__device__ double advct_xf_mem(const KP &P, int i, int j, int k) {
  if (i < 2 || i > P.imm1) return 0.;
  double xf = .125 * (K2(DTSX, i + 1, j) * F3(u, i + 1, j, k) + K2(DTSX, i, j) * F3(u, i, j, k)) * (F3(u, i + 1, j, k) + F3(u, i, j, k));
  xf = xf - F2(dt, i, j) * F3(aam, i, j, k) * 2. * (F3(ub, i + 1, j, k) - F3(ub, i, j, k)) / F2(dx, i, j);
  return F2(dy, i, j) * xf;
}
__device__ double advct_curv_mem(const KP &P, int i, int j, int k) {
  if (i < 2 || i > P.imm1 || j < 2 || j > P.jmm1) return 0.;
  return .25 * ((F3(v, i, j + 1, k) + F3(v, i, j, k)) * K2(CVA, i, j) - (F3(u, i + 1, j, k) + F3(u, i, j, k)) * K2(CVB, i, j)) / F2(art, i, j);
}
__device__ double advct_xg_mem(const KP &P, int i, int j, int k) {
  double xg = .125 * (K2(DTSX, i, j) * F3(u, i, j, k) + K2(DTSX, i, j - 1) * F3(u, i, j - 1, k)) * (F3(v, i, j, k) + F3(v, i - 1, j, k));
  const double dtaam = .25 * K2(DT4, i, j) * (F3(aam, i, j, k) + F3(aam, i - 1, j, k) + F3(aam, i, j - 1, k) + F3(aam, i - 1, j - 1, k));
  const double dy4 = K2(DY4, i, j);
  xg = xg - dtaam * ((F3(ub, i, j, k) - F3(ub, i, j - 1, k)) / dy4 + (F3(vb, i, j, k) - F3(vb, i - 1, j, k)) / K2(DX4, i, j));
  return .25 * dy4 * xg;
}
__device__ double advct_yf_mem(const KP &P, int i, int j, int k) {
  double yf = .125 * (K2(DTSY, i, j) * F3(v, i, j, k) + K2(DTSY, i - 1, j) * F3(v, i - 1, j, k)) * (F3(u, i, j, k) + F3(u, i, j - 1, k));
  const double dtaam = .25 * K2(DT4, i, j) * (F3(aam, i, j, k) + F3(aam, i - 1, j, k) + F3(aam, i, j - 1, k) + F3(aam, i - 1, j - 1, k));
  const double dx4 = K2(DX4, i, j);
  yf = yf - dtaam * ((F3(ub, i, j, k) - F3(ub, i, j - 1, k)) / K2(DY4, i, j) + (F3(vb, i, j, k) - F3(vb, i - 1, j, k)) / dx4);
  return .25 * dx4 * yf;
}
__device__ double advct_yg_mem(const KP &P, int i, int j, int k) {
  double yg = .125 * (K2(DTSY, i, j + 1) * F3(v, i, j + 1, k) + K2(DTSY, i, j) * F3(v, i, j, k)) * (F3(v, i, j + 1, k) + F3(v, i, j, k));
  yg = yg - F2(dt, i, j) * F3(aam, i, j, k) * 2. * (F3(vb, i, j + 1, k) - F3(vb, i, j, k)) / F2(dy, i, j);
  return F2(dx, i, j) * yg;
}
__global__ void k_advct_edge(KP P, double *to_e, double *to_n) {
  const int t = TID_I, k = (int)blockIdx.y + 1;
  if (k > P.kbm1) return;
  if (to_e && t <= P.jm) {
    const size_t o = (size_t)(k - 1) * P.jm + (size_t)(t - 1);
    to_e[o] = advct_curv_mem(P, P.imm1, t, k);
    to_e[(size_t)P.kbm1 * P.jm + o] = t >= 2 ? advct_xf_mem(P, P.imm1, t, k) : 0.;
  }
  if (to_n && t <= P.im) {
    const size_t o = (size_t)(k - 1) * P.im + (size_t)(t - 1);
    to_n[o] = advct_curv_mem(P, t, P.jmm1, k);
    to_n[(size_t)P.kbm1 * P.im + o] = t >= 2 ? advct_yg_mem(P, t, P.jmm1, k) : 0.;
  }
}
__global__ void k_advct_fix(KP P, const double *from_w, const double *from_s) {
  const int t = TID_I, k = (int)blockIdx.y + 1;
  if (k > P.kbm1) return;
  if (from_w && t >= 2 && t <= P.jmm1) {
    const int j = t;
    const size_t o = (size_t)(k - 1) * P.jm + (size_t)(j - 1);
    const double cv_w = from_w[o], xf_w = from_w[(size_t)P.kbm1 * P.jm + o];
    const double xf = advct_xf_mem(P, 2, j, k), yf_n = advct_yf_mem(P, 2, j + 1, k), yf_c = advct_yf_mem(P, 2, j, k);
    const double cv = advct_curv_mem(P, 2, j, k);
    const double ctx = cv * F2(dt, 2, j) * (F3(v, 2, j + 1, k) + F3(v, 2, j, k));
    const double ctx_w = cv_w * F2(dt, 1, j) * (F3(v, 1, j + 1, k) + F3(v, 1, j, k));
    double ax = xf - xf_w + yf_n - yf_c;
    ax = ax - F2(aru, 2, j) * .25 * (ctx + ctx_w);
    F3(advx, 2, j, k) = ax;
  }
  if (from_s && t >= 2 && t <= P.imm1) {
    const int i = t;
    const size_t o = (size_t)(k - 1) * P.im + (size_t)(i - 1);
    const double cv_s = from_s[o], yg_s = from_s[(size_t)P.kbm1 * P.im + o];
    const double xg_e = advct_xg_mem(P, i + 1, 2, k), xg = advct_xg_mem(P, i, 2, k), yg_c = advct_yg_mem(P, i, 2, k);
    const double cv = advct_curv_mem(P, i, 2, k);
    double ay = xg_e - xg + yg_c - yg_s;
    ay = ay + F2(arv, i, 2) * .25 * (cv * F2(dt, i, 2) * (F3(u, i + 1, 2, k) + F3(u, i, 2, k)) +
                                     cv_s * F2(dt, i, 1) * (F3(u, i + 1, 1, k) + F3(u, i, 1, k)));
    F3(advy, i, 2, k) = ay;
  }
}
template <int ROWS> struct LevCaT { pomgpu_ct c[5], h[(2 * 5 + ROWS - 1) / ROWS]; };
template <int ROWS>
__global__ void __launch_bounds__(64 * ROWS) k_advct_col(KP P, int sum2d) {
  constexpr int NS = 5, NH = (2 * NS + ROWS - 1) / ROWS, U = 0, V = 1, UB = 2, VB = 3, AM = 4;
  typedef LevCaT<ROWS> LevCa;
  HALO_XCD_DECODE_R(ROWS)
#ifdef POMGPU_WGTIME
  const unsigned long long wgt0 = wall_clock64();
#endif
  const int r = WAVE_UNIFORM((int)threadIdx.y), j0w = j - r;
  const bool jvalid = j <= P.jml;
  const int jc = jvalid ? j : P.jml;
  const bool out = jvalid && (lane >= 1 && lane <= 62 && i0 <= P.iml);
#ifdef POMGPU_EMU
  if (!out) return;
#endif
  const int i = i0 < 1 ? 1 : (i0 > P.iml ? P.iml : i0);
  const int iw = i > 1 ? i - 1 : 1, ie = i < P.iml ? i + 1 : P.iml;
  const int js = jc > 1 ? jc - 1 : 1, jn = jc < P.jml ? jc + 1 : P.jml;
  const bool jrow = (jc >= 2 && jc <= P.jmm1);
  const bool iin = (i0 >= 2 && i0 <= P.imm1);
  const bool in = out && iin && jrow;
  const int kb = P.kb, kbm1 = P.kbm1;
  double ax2 = 0., ay2 = 0.;
#if POMGPU_UVM_ONLOAD
  double su2 = 0., sv2 = 0.;
#endif
  const pomgpu_ct dtsx_c = K2(DTSX, i, jc), dtsx_s = K2(DTSX, i, js);
  const pomgpu_ct dtsx_e = halo_e(dtsx_c, [&] { return K2(DTSX, ie, jc); });
  const pomgpu_ct dtsy_c = K2(DTSY, i, jc), dtsy_n = K2(DTSY, i, jn), dtsy_s = K2(DTSY, i, js);
  const pomgpu_ct dtsy_w = halo_w(dtsy_c, [&] { return K2(DTSY, iw, jc); });
  const pomgpu_ct dtsy_nw = halo_w(dtsy_n, [&] { return K2(DTSY, iw, jn); });
  const pomgpu_ct dt4_c = K2(DT4, i, jc), dt4_n = K2(DT4, i, jn);
  const pomgpu_ct dx4_c = K2(DX4, i, jc), dx4_n = K2(DX4, i, jn);
  const InvDc dy4_c = inv_of(CT(K2(DY4, i, jc))), dy4_n = inv_of(CT(K2(DY4, i, jn))), idx4_c = inv_of(dx4_c), idx4_n = inv_of(dx4_n);
  const pomgpu_ct dt_c = F2(dt, i, jc), dy_c = F2(dy, i, jc), dx_c = F2(dx, i, jc);
  const pomgpu_ct dt_s = F2(dt, i, js), dx_s = F2(dx, i, js);
  const InvDc idx_c = inv_of(dx_c), idy_c = inv_of(dy_c), idy_s = inv_of(CT(F2(dy, i, js)));
  const pomgpu_ct cva_c = K2(CVA, i, jc), cvb_c = K2(CVB, i, jc);
  const pomgpu_ct cva_s = K2(CVA, i, js), cvb_s = K2(CVB, i, js);
  const InvDc art_c = inv_of(CT(F2(art, i, jc))), art_s = inv_of(CT(F2(art, i, js)));
  const pomgpu_ct aru = F2(aru, i, jc), arv = F2(arv, i, jc);
  const bool srow = (jc - 1 >= 2);
  const bool curvx = (i0 >= (P.W ? 3 : 2)), curvy = (jc >= (P.S ? 3 : 2));
  BufA bs[NS], bh[NH];
  const double *ps[NS] = {A3(u), A3(v), A3(ub), A3(vb), A3(aam)};
#pragma unroll
  for (int x = 0; x < NS; x++) bs[x] = BUF3(ps[x]);
  const BufA bax = BUF3(A3(advx)), bay = BUF3(A3(advy));
  const RowShare<NS, ROWS> S = rowshare_setup<NS, ROWS>(P, r, j, j0w, i);
#pragma unroll
  for (int q = 0; q < NH; q++) bh[q] = BUF3(rowshare_pick<NS>(ps, S.hop[q]));
  const unsigned oc = BOFF2(i, jc), lvb = LVB;
  const unsigned ost = (out && jrow) ? oc : BOFF_NONE;
#ifndef POMGPU_EMU
  __shared__ pomgpu_ct slab[2][NS][ROWS + 3][64];
#else
  const unsigned os = BOFF2(i, js), on = BOFF2(i, jn);
#endif
  auto load = [&](LevCa &L, int k) {
    const unsigned lv = (unsigned)WAVE_UNIFORM(k - 1) * lvb;
#pragma unroll
    for (int x = 0; x < NS; x++) L.c[x] = bldc(bs[x], oc, lv);
#pragma unroll
    for (int q = 0; q < NH; q++) L.h[q] = bldc(bh[q], S.hoff[q], lv);
  };
  auto step = [&](const int k, const int par, const LevCa &cur, LevCa &nxt) {
    load(nxt, k + 1 <= kbm1 ? k + 1 : kbm1);
    NbrT<NS> nb;
#ifndef POMGPU_EMU
#pragma unroll
    for (int x = 0; x < NS; x++) slab[par][x][r + 1][lane] = cur.c[x];
#pragma unroll
    for (int q = 0; q < NH; q++) slab[par][S.hop[q]][S.hrow[q]][lane] = cur.h[q];
    __syncthreads();
#pragma unroll
    for (int x = 0; x < NS; x++) { nb.s[x] = slab[par][x][S.ss][lane]; nb.n[x] = slab[par][x][S.sn][lane]; }
#else
    const unsigned lvc = (unsigned)(k - 1) * lvb;
#pragma unroll
    for (int x = 0; x < NS; x++) { nb.s[x] = bldc(bs[x], os, lvc); nb.n[x] = bldc(bs[x], on, lvc); }
#endif
    const pomgpu_ct u_c = cur.c[U], v_c = cur.c[V], ub_c = cur.c[UB], vb_c = cur.c[VB], am_c = cur.c[AM];
    const pomgpu_ct u_s = nb.s[U], v_s = nb.s[V], ub_s = nb.s[UB], vb_s = nb.s[VB], am_s = nb.s[AM];
    const pomgpu_ct u_n = nb.n[U], v_n = nb.n[V], ub_n = nb.n[UB], vb_n = nb.n[VB], am_n = nb.n[AM];
    const pomgpu_ct u_e = halo_e(u_c, [&] { return F3(u, ie, jc, k); });
    const pomgpu_ct u_se = halo_e(u_s, [&] { return F3(u, ie, js, k); });
    const pomgpu_ct ub_e = halo_e(ub_c, [&] { return F3(ub, ie, jc, k); });
    const pomgpu_ct v_w = halo_w(v_c, [&] { return F3(v, iw, jc, k); });
    const pomgpu_ct v_nw = halo_w(v_n, [&] { return F3(v, iw, jn, k); });
    const pomgpu_ct vb_w = halo_w(vb_c, [&] { return F3(vb, iw, jc, k); });
    const pomgpu_ct vb_nw = halo_w(vb_n, [&] { return F3(vb, iw, jn, k); });
    const pomgpu_ct am_w = halo_w(am_c, [&] { return F3(aam, iw, jc, k); });
    const pomgpu_ct am_sw = halo_w(am_s, [&] { return F3(aam, iw, js, k); });
    const pomgpu_ct am_nw = halo_w(am_n, [&] { return F3(aam, iw, jn, k); });
    pomgpu_ct xf = 0., cv = 0.;
    if (iin) {
      xf = CT(.125) * (dtsx_e * u_e + dtsx_c * u_c) * (u_e + u_c);
      xf = xf - divi(dt_c * am_c * CT(2.) * (ub_e - ub_c), idx_c);
      xf = dy_c * xf;
      cv = divi(CT(.25) * ((v_n + v_c) * cva_c - (u_e + u_c) * cvb_c), art_c);
    }
    const pomgpu_ct ctx = cv * dt_c * (v_n + v_c);
    const pomgpu_ct xf_w = halo_w(xf, [&] { return advct_xf_mem(P, i - 1, jc, k); });
    const pomgpu_ct ctx_w = halo_w(ctx, [&] {
      return advct_curv_mem(P, i - 1, jc, k) * F2(dt, i - 1, jc) * (F3(v, i - 1, jc + 1, k) + F3(v, i - 1, jc, k));
    });
    const pomgpu_ct dtaam = CT(.25) * dt4_c * (am_c + am_w + am_s + am_sw);
    const pomgpu_ct br = divi(ub_c - ub_s, dy4_c) + divi(vb_c - vb_w, idx4_c);
    pomgpu_ct yf_c = CT(.125) * (dtsy_c * v_c + dtsy_w * v_w) * (u_c + u_s);
    yf_c = yf_c - dtaam * br;
    yf_c = CT(.25) * dx4_c * yf_c;
    pomgpu_ct xg = CT(.125) * (dtsx_c * u_c + dtsx_s * u_s) * (v_c + v_w);
    xg = xg - dtaam * br;
    xg = CT(.25) * dy4_c.b * xg;
    const pomgpu_ct xg_e = halo_e(xg, [&] { return advct_xg_mem(P, i + 1, jc, k); });
    const pomgpu_ct dtaam_n = CT(.25) * dt4_n * (am_n + am_nw + am_c + am_w);
    pomgpu_ct yf_n = CT(.125) * (dtsy_n * v_n + dtsy_nw * v_nw) * (u_n + u_c);
    yf_n = yf_n - dtaam_n * (divi(ub_n - ub_c, dy4_n) + divi(vb_n - vb_nw, idx4_n));
    yf_n = CT(.25) * dx4_n * yf_n;
    pomgpu_ct yg_c = CT(.125) * (dtsy_n * v_n + dtsy_c * v_c) * (v_n + v_c);
    yg_c = yg_c - divi(dt_c * am_c * CT(2.) * (vb_n - vb_c), idy_c);
    yg_c = dx_c * yg_c;
    pomgpu_ct yg_s = 0., cv_s = 0.;
    if (srow) {
      yg_s = CT(.125) * (dtsy_c * v_c + dtsy_s * v_s) * (v_c + v_s);
      yg_s = yg_s - divi(dt_s * am_s * CT(2.) * (vb_c - vb_s), idy_s);
      yg_s = dx_s * yg_s;
      if (iin) cv_s = divi(CT(.25) * ((v_c + v_s) * cva_s - (u_se + u_s) * cvb_s), art_s);
    }
    pomgpu_ct ax = 0., ay = 0.;
    if (in) {
      ax = xf - xf_w + yf_n - yf_c;
      if (curvx) ax = ax - aru * CT(.25) * (ctx + ctx_w);
      ay = xg_e - xg + yg_c - yg_s;
      if (curvy) ay = ay + arv * CT(.25) * (cv * dt_c * (u_e + u_c) + cv_s * dt_s * (u_se + u_s));
    }
    const unsigned lv = (unsigned)WAVE_UNIFORM(k - 1) * lvb;
    bstc(bax, ost, lv, ax);
    bstc(bay, ost, lv, ay);
    const double dzk = F1(dz, k);
    ax2 = ax2 + ax * dzk;
    ay2 = ay2 + ay * dzk;
#if POMGPU_UVM_ONLOAD
    su2 = su2 + (double)u_c * dzk;
    sv2 = sv2 + (double)v_c * dzk;
#endif
  };
  LevCa ra, rb;
#ifdef POMGPU_EMU
  if (jrow) {
#endif
  load(ra, 1);
  rb = ra;
  for (int k = 1; k <= kbm1; k += 2) {
    step(k, 1, ra, rb);
    if (k + 1 <= kbm1) step(k + 1, 0, rb, ra);
  }
#ifdef POMGPU_EMU
  }
#if POMGPU_UVM_ONLOAD
  else {
    for (int k = 1; k <= kbm1; k++) { su2 = su2 + (double)F3(u, i, jc, k) * F1(dz, k); sv2 = sv2 + (double)F3(v, i, jc, k) * F1(dz, k); }
  }
#endif
#endif
#if POMGPU_UVM_ONLOAD
  if (out && (sum2d & 2)) { K2(USUM, i, jc) = su2; K2(VSUM, i, jc) = sv2; }
#endif
  if (out) {
    if (jrow) {
      F3(advx, i, jc, kb) = 0.; F3(advy, i, jc, kb) = 0.;
    } else {
      for (int k = 1; k <= kb; k++) { F3(advx, i, jc, k) = 0.; F3(advy, i, jc, k) = 0.; }
    }
    if (sum2d & 1) { F2(adx2d, i, jc) = jrow ? ax2 : 0.; F2(ady2d, i, jc) = jrow ? ay2 : 0.; }
  }
#ifdef POMGPU_WGTIME
  __syncthreads();
  if (threadIdx.y == 0 && lane == 0) {
    double *rec = (double *)(P.b3 + (size_t)P3_wr * P.a3) + 4 * (size_t)L__;
    rec[0] = (double)wgt0; rec[1] = (double)wall_clock64();
    rec[2] = (double)__builtin_amdgcn_s_getreg((31 << 11) | 4);
    rec[3] = (double)__builtin_amdgcn_s_getreg((31 << 11) | 20);
  }
#endif
}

■ What this task involves
All that is needed is the opening run of the data, given again exactly: please include every line from the first through the line with "double advct_curv_mem(const KP", both ends kept.

■ Answer to this problem
__device__ double advct_xf_mem(const KP &P, int i, int j, int k) {
  if (i < 2 || i > P.imm1) return 0.;
  double xf = .125 * (K2(DTSX, i + 1, j) * F3(u, i + 1, j, k) + K2(DTSX, i, j) * F3(u, i, j, k)) * (F3(u, i + 1, j, k) + F3(u, i, j, k));
  xf = xf - F2(dt, i, j) * F3(aam, i, j, k) * 2. * (F3(ub, i + 1, j, k) - F3(ub, i, j, k)) / F2(dx, i, j);
  return F2(dy, i, j) * xf;
}
__device__ double advct_curv_mem(const KP &P, int i, int j, int k) {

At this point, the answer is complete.